Question

The $x$-$t$ plot shown in the figure below describes the motion of the particle along $x$-axis, between two positions A and B. The particle passes through two intermediate points $P_1$ and $P_2$ as shown in the figure

• A. The instantaneous velocity is positive at $P_1$ and negative at $P_2$
• B. The instantaneous velocity is negative at both $P_1$ and $P_2$
• C. The instantaneous velocity is negative at $P_1$ and positive at $P_2$
• D. The instantaneous velocity is positive at both $P_1$ and $P_2$
• E. The instantaneous velocity is always positive

Hint:

Slope of $x$-$t$ graph gives velocity: upward slope $\Rightarrow$ positive, downward slope $\Rightarrow$ negative.

Answer 1

The Correct Option is A

Concept:
Velocity is the slope of the $x$-$t$ graph: \[ v = \frac{dx}{dt} \]
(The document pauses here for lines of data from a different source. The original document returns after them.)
SIGNATURES = {
    "b200unet_version": (c_int, []),
    "b200unet_last_error": (c_char_p, []),
    "b200unet_device_ok": (c_int, []),
    "b200unet_set_reserved_sms": (c_int, [_I]),
    "b200unet_set_pdl": (c_int, [_I]),
    "b200unet_launch_count": (c_int64, []),
    "b200unet_conv_fprop_partials": (c_int, [_I, _I, _I, _I]),
    "b200unet_conv_fprop": (c_int, [POINTER(ConvFpropArgs), _P]),
    "b200unet_conv_dgrad": (c_int, [POINTER(ConvDgradArgs), _P]),
    "b200unet_conv_dgrad_bwd_slots": (c_int, [_I, _I, _I, _I, _I, _I]),
    "b200unet_conv_dgrad_s2_supported": (c_int, [_I, _I]),
    "b200unet_pack_s2_dgrad_weights": (c_int, [_P, _P, _I, _I, _P]),
    "b200unet_conv_dgrad_s2": (c_int, [POINTER(ConvDgradArgs), _P]),
    "b200unet_conv_wgrad_workspace": (c_int64, [_I, _I, _I, _I, _I, _I]),
    "b200unet_conv_wgrad": (c_int, [POINTER(ConvWgradArgs), _P]),
    "b200unet_conv_fprop_simt_partials": (c_int, [_I, _I]),
    "b200unet_conv_fprop_simt": (c_int, [POINTER(ConvFpropArgs), _P]),
    "b200unet_conv_dgrad_simt": (c_int, [POINTER(ConvDgradArgs), _P]),
    "b200unet_conv_wgrad_simt": (c_int, [POINTER(ConvWgradArgs), _P]),
    "b200unet_pack_conv_weights": (c_int, [_P, _P, _P, _I, _I, _P]),
    "b200unet_stem_partials": (c_int, [_I, _I]),
    "b200unet_stem_fprop": (c_int, [_P, _P, _P, _L, _P, _I, _I, _I, _P]),
    "b200unet_stem_wgrad_workspace": (c_int64, [_I, _I, _I]),
    "b200unet_stem_wgrad": (c_int, [_P, _P, _L, _P, _P, _L, _I, _I, _I, _P]),
    "b200unet_in_finalize": (c_int, [_P, _I, _P, _P, _P, _F, _P, _P, _P, _P, _I, _I, _L, _P]),
    "b200unet_in_apply": (c_int, [_P, _L, _P, _P, _F, _P, _L, _I, _L, _I, _P]),
    "b200unet_in_backward_workspace": (c_int64, [_I, _L, _I]),
    "b200unet_in_backward": (c_int, [POINTER(InBwdArgs), _P]),
    "b200unet_in_bwd_params": (c_int, [_P, _I, _L, _I, _P, _P, _P]),
    "b200unet_upsample2x_fwd": (c_int, [_P, _L, _P, _L, _I, _I, _I, _I, _P]),
    "b200unet_upsample2x_bwd": (c_int, [_P, _L, _P, _L, _I, _I, _I, _I, _P]),
    "b200unet_head_fwd": (c_int, [_P, _L, _P, _P, _P, _I, _L, _I, _I, _P]),
    "b200unet_head_bwd_workspace": (c_int64, [_I, _L, _I, _I]),
    "b200unet_head_bwd": (c_int, [_P, _P, _L, _P, _P, _L, _P, _P, _P, _L, _I, _L, _I, _I, _P]),
    "b200unet_loss_workspace": (c_int64, [_I, _L]),
    "b200unet_loss_fwd": (c_int, [_P, _P, _P, _I, _F, _F, _I, _F, _P, _P, _P, _L, _I, _L, _P]),
    "b200unet_loss_bwd": (c_int, [_P, _P, _P, _P, _F, _F, _I, _P, _I, _L, _P]),
    "b200unet_loss_fwd_u8": (c_int, [_P, _P, _P, _I, _F, _F, _I, _F, _P, _P, _P, _L, _I, _L, _P]),
    "b200unet_loss_bwd_u8": (c_int, [_P, _P, _P, _P, _F, _F, _I, _P, _I, _L, _P]),
    "b200unet_nchw_f32_to_nhwc_bf16": (c_int, [_P, _P, _L, _I, _I, _L, _P]),
    "b200unet_nhwc_bf16_to_nchw_f32": (c_int, [_P, _L, _P, _I, _I, _L, _P]),
    "b200unet_pack_conv_weights_f32": (c_int, [_P, _P, _P, _I, _I, _P]),
    "b200unet_conv_fprop_f32": (c_int, [POINTER(ConvFpropArgs), _P]),
    "b200unet_conv_dgrad_f32": (c_int, [POINTER(ConvDgradArgs), _P]),
    "b200unet_conv_wgrad_f32": (c_int, [POINTER(ConvWgradArgs), _P]),
    "b200unet_in_apply_f32": (c_int, [_P, _L, _P, _P, _F, _P, _L, _I, _L, _I, _P]),
    "b200unet_in_backward_f32": (c_int, [POINTER(InBwdArgs), _P]),
    "b200unet_upsample2x_fwd_f32": (c_int, [_P, _L, _P, _L, _I, _I, _I, _I, _P]),
    "b200unet_upsample2x_bwd_f32": (c_int, [_P, _L, _P, _L, _I, _I, _I, _I, _P]),
    "b200unet_head_fwd_f32": (c_int, [_P, _L, _P, _P, _P, _I, _L, _I, _I, _P]),
    "b200unet_head_bwd_f32": (c_int, [_P, _P, _L, _P, _P, _L, _P, _P, _P, _L, _I, _L, _I, _I, _P]),
    "b200unet_nchw_f32_to_nhwc_f32": (c_int, [_P, _P, _L, _I, _I, _L, _P]),
    "b200unet_image_to_nhwc32_bf16": (c_int, [_P, _P, _I, _I, _L, _P]),
    "b200unet_upsample2x_norm_fwd": (c_int, [_P, _L, _P, _P, _F, _P, _L, _I, _I, _I, _I, _P]),
    "b200unet_upsample2x_norm_fwd_f32": (c_int, [_P, _L, _P, _P, _F, _P, _L, _I, _I, _I, _I, _P]),
    "b200unet_head_norm_fwd": (c_int, [_P, _L, _P, _P, _F, _P, _P, _P, _I, _L, _I, _I, _P]),
    "b200unet_head_norm_fwd_f32": (c_int, [_P, _L, _P, _P, _F, _P, _P, _P, _I, _L, _I, _I, _P]),
    "b200unet_head_norm_bwd": (c_int, [_P, _P, _L, _P, _P, _F, _P, _P, _L, _P, _P, _P, _L, _I, _L, _I, _I, _P]),
    "b200unet_head_norm_bwd_f32": (c_int, [_P, _P, _L, _P, _P, _F, _P, _P, _L, _P, _P, _P, _L, _I, _L, _I, _I, _P]),
    "b200unet_head_bwd_stat_slots": (c_int, [_I, _L]),
    "b200unet_head_norm_bwd_stats": (c_int, [_P, _P, _L, _P, _P, _F, _P, _P, _L, _P, _P, _P, _L, _P, _I, _L, _I, _I, _P]),
    "b200unet_head_norm_bwd_stats_f32": (c_int, [_P, _P, _L, _P, _P, _F, _P, _P, _L, _P, _P, _P, _L, _P, _I, _L, _I, _I, _P]),
    "b200unet_preprocess_u8": (c_int, [_P, _P, _P, _P, _P, _P, _I, _L, _P]),
    "b200unet_preprocess_u8_nhwc32": (c_int, [_P, _P, _P, _P, _I, _L, _P]),
    "b200unet_sgd_flat_block_elems": (c_int, []),
    "b200unet_sgd_flat_step": (c_int, [_P, _I, _I, _P, _P, _P, _F, _F, _F, _I, _F, _P, _P]),
    "b200unet_sgd_max_tensors": (c_int, []),
    "b200unet_sgd_nesterov_step": (c_int, [_P, _P, _P, _P, _I, _F, _F, _F, _I, _I, _P]),
    "b200unet_adam_flat_step": (c_int, [_P, _I, _I, _P, _P, _P, _P, _P, _P, _D, _P, _D, _D, _D, _D, _I, _F, _P]),
    "b200unet_argmax_counts": (c_int, [_P, _P, _I, _P, _P, _I, _L, _P]),
    "b200unet_recon_head_fwd": (c_int, [_P, _L, _P, _P, _I, _L, _I, _P]),
    "b200unet_recon_head_fwd_f32": (c_int, [_P, _L, _P, _P, _I, _L, _I, _P]),
    "b200unet_recon_head_bwd_workspace": (c_int64, [_I, _L]),
    "b200unet_recon_head_bwd": (c_int, [_P, _P, _P, _L, _I, _P, _P, _L, _I, _L, _I, _P]),
    "b200unet_recon_head_bwd_f32": (c_int, [_P, _P, _P, _L, _I, _P, _P, _L, _I, _L, _I, _P]),
    "b200unet_mse_workspace": (c_int64, [_L]),
    "b200unet_mse_fwd": (c_int, [_P, _P, _P, _P, _L, _L, _P]),
    "b200unet_mse_bwd": (c_int, [_P, _P, _P, _P, _L, _P]),
}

Step 1: Analyze slope at $P_1$.
At $P_1$, the graph is increasing with time $\Rightarrow$ slope positive. \[ v_{P_1} > 0 \]

Step 2: Analyze slope at $P_2$.
At $P_2$, the graph is decreasing $\Rightarrow$ slope negative. \[ v_{P_2} < 0 \]

Step 3: Conclusion.
\[ \text{Velocity positive at } P_1 \text{ and negative at } P_2 \]